No meio da Semana Santa
Por Walter Fenton
13 de Abril de 2022

Numa pequena aula de estudo bíblico para adolescentes, um rapaz voluntariou-se para ler uma das várias passagens seleccionadas para a Semana Santa. Entre os muitos desafios que enfrentou na sua jovem vida, ele lutou para ler. Chegou a ela mais tarde do que a maioria, pelo que leu lentamente, e também gaguejou. Mas gostava de se voluntariar para ler no nosso pequeno grupo, porque sabia que os seus pares e o seu pastor o ouviriam pacientemente. Eles não gozavam com ele; apenas o escutavam calmamente.

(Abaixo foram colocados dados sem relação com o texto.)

int HgScanner::init() {
  if (!db_) return error(HG_ERR_ARG, "no database");
  int count = 0;
  const hipError_t e = hipGetDeviceCount(&count);
  if (e != hipSuccess || count == 0) return error(HG_ERR_HIP, std::string("no HIP device available (") + hipGetErrorString(e) + "); the scan path has no CPU fallback");
  if (device_ < 0 || device_ >= count) return error(HG_ERR_ARG, "device index out of range");
  knobs_ = HgEngineKnobs::from_env();
  const HgDb &db = *db_;
  HG_TRY(hipSetDevice(device_), "hipSetDevice");
  hipDeviceProp_t prop;
  HG_TRY(hipGetDeviceProperties(&prop, device_), "hipGetDeviceProperties");
  num_cus_ = prop.multiProcessorCount;
  HG_TRY(upload(&d_patterns_, db.patterns, "d_patterns_"), "upload patterns");
  HG_TRY(upload(&d_pool_, db.pool, "d_pool_"), "upload tables");
  HG_TRY(upload(&d_factors_, db.factors, "d_factors_"), "upload factors");
  HG_TRY(upload(&d_windows_, db.windows, "d_windows_"), "upload windows");
  HG_TRY(upload(&d_bucket_, db.bucket_off, "d_bucket_"), "upload buckets");
  HG_TRY(upload(&d_disc_, db.disc, "d_disc_"), "upload discriminators");
  HG_TRY(upload(&d_bucket2_, db.bucket_off2, "d_bucket2_"), "upload buckets");
  HG_TRY(upload(&d_windows2_, db.windows2, "d_windows2_"), "upload windows");
  HG_TRY(upload(&d_wtab_, db.wtab, "d_wtab_"), "upload window table");
  HG_TRY(upload(&d_filter_, db.filter, "d_filter_"), "upload filter");
  HG_TRY(upload(&d_ext_, db.ext, "d_ext_"), "upload filter conditions");
  HG_TRY(upload(&d_slow_, db.slow, "d_slow_"), "upload always-on list");
  HG_TRY(upload(&d_groups_, db.groups, "d_groups_"), "upload always-on groups");
  view_.patterns = static_cast<const HgPattern *>(d_patterns_);
  view_.pool = static_cast<const uint32_t *>(d_pool_);
  view_.factors = static_cast<const HgFactor *>(d_factors_);
  view_.windows = static_cast<const HgWindow *>(d_windows_);
  view_.bucket_off = static_cast<const uint32_t *>(d_bucket_);
  view_.disc = static_cast<const uint16_t *>(d_disc_);
  view_.bucket_off2 = static_cast<const uint32_t *>(d_bucket2_);
  view_.windows2 = static_cast<const HgWindow *>(d_windows2_);
  view_.wtab = static_cast<const HgWinBucket *>(d_wtab_);
  view_.wtab_mask = db.wtab_mask;
  view_.wtab_first = db.wtab_first;
  view_.slow = static_cast<const uint32_t *>(d_slow_);
  view_.npatterns = static_cast<uint32_t>(db.patterns.size());
  view_.nslow = static_cast<uint32_t>(db.slow.size());
  view_.nslow_fast = db.nslow_fast;
  view_.nslow_grouped = db.nslow_grouped;
  view_.nslow_huge = db.nslow_huge;
  view_.ngroups = static_cast<uint32_t>(db.groups.size());
  view_.groups = static_cast<const HgSlowGroup *>(d_groups_);
  if (!db.bounds.empty()) HG_TRY(upload(&d_bounds_, db.bounds, "d_bounds_"), "upload offset bounds");
  view_.bounds = static_cast<const uint32_t *>(d_bounds_);
  if (!db.min_lengths.empty()) HG_TRY(upload(reinterpret_cast<void **>(&d_min_lengths_), db.min_lengths, "d_min_lengths_"), "upload min_length");
  for (uint32_t i = 0; i < db.patterns.size(); i++) {
    const HgPattern &p = db.patterns[i];
    if (p.flags & HG_FLAG_SOM_LEFTMOST) som_max_nw_ = std::max(som_max_nw_, p.nw);
    if (!db.min_lengths.empty() && db.min_lengths[i]) minlen_max_nw_ = std::max(minlen_max_nw_, p.nw);
  }
  if (db.comb_pass()) {
    HG_TRY(upload(reinterpret_cast<void **>(&d_combs_), db.combs, "d_combs_"), "upload combinations");
    HG_TRY(upload(reinterpret_cast<void **>(&d_comb_words_), db.comb_words, "d_comb_words_"), "upload combinations");
    HG_TRY(upload(reinterpret_cast<void **>(&d_comb_feed_), db.comb_feed, "d_comb_feed_"), "upload combinations");
  }
  view_.fold_mask = db.fold_mask;
  view_.window_mask = db.window_mask;
  static_assert(HG_CNT_CURSORS == kMaxChunks, "one tile cursor per pipeline chunk");
  HG_TRY(hgmem::dev_alloc(&d_counters_, HG_ST_ALLOC_WORDS * 4, "d_state_"), "alloc state");
  HG_TRY(hipMemset(d_counters_, 0, HG_ST_ALLOC_WORDS * 4), "clear state");
  d_fin_total_ = d_counters_ + HG_ST_FIN_TOTAL;
  d_selected_ = d_counters_ + HG_ST_SELECTED;
  d_final_ = reinterpret_cast<HgTileBase *>(d_counters_ + HG_ST_FINAL);
  HG_TRY(hgmem::dev_alloc(&d_pflags_, db.patterns.size() * 4 + 16, "d_pflags_"), "alloc pattern flags");
  HG_TRY(hgmem::host_alloc(&h_counters_, (HG_CNT_WORDS + 4 + HG_DEFER_SHARDS) * 4, "h_counters_"), "alloc pinned");
  h_final_ = reinterpret_cast<HgTileBase *>(h_counters_ + HG_ST_FINAL);
  for (auto &ev : ev_) HG_TRY(hipEventCreate(&ev), "hipEventCreate");
  HG_TRY(hipStreamCreateWithFlags(&side_stream_, hipStreamNonBlocking), "hipStreamCreate");
  HG_TRY(hipEventCreateWithFlags(&ev_fin_early_, hipEventDisableTiming), "hipEventCreate");
  HG_TRY(hipEventCreateWithFlags(&ev_tile_done_, hipEventDisableTiming), "hipEventCreate");
  return HG_OK;
}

Estes são os versos do Êxodo 12 que ele leu:
À meia-noite o Senhor abateu todos os primogénitos na terra do Egipto, desde o primogénito do Faraó que se sentou no seu trono até ao primogénito do prisioneiro que estava nas masmorras, e todos os primogénitos do gado. O Faraó levantou-se à noite, ele e todos os seus funcionários e todos os egípcios; e houve um forte grito no Egipto, pois não havia uma casa sem alguém morto.
Sem desrespeito por aqueles que têm dificuldade em ler, encorajo-vos vivamente a voltar atrás e apenas calmamente, para vós próprios, gaguejar e gaguejar por essa passagem antes de continuar a ler. Ganharão alguma noção de como foi comovente ouvir aquele jovem ler aqueles versos. Foi como se os tivesse ouvido pela primeira vez.
De repente, praticamente tudo o que eu tinha planeado para contar àqueles adolescentes sobre a relação entre a Páscoa, a Última Ceia, e a Sexta-Feira Santa pareceu-me simplista e artificial. Era a minha vez de gaguejar, de gaguejar, de tentar encontrar palavras para dar sentido a toda aquela morte que eu tinha esquecido ao preparar a lição.
Embaraçosamente, tinha-me tornado tão familiarizado com a mensagem maior que queria partilhar com eles que todas essas "mortes dos primogénitos" eram como danos colaterais numa história triunfal. Mas depois daquele rapaz ter gaguejado lenta e dolorosamente através da passagem, eles já não eram mais. Cinco adolescentes educados, sem qualquer desejo de me envergonhar ou desafiar, apenas assumiram que eu teria uma explicação. Na altura não tinha nenhuma boa, e agora só tinha uma parcial.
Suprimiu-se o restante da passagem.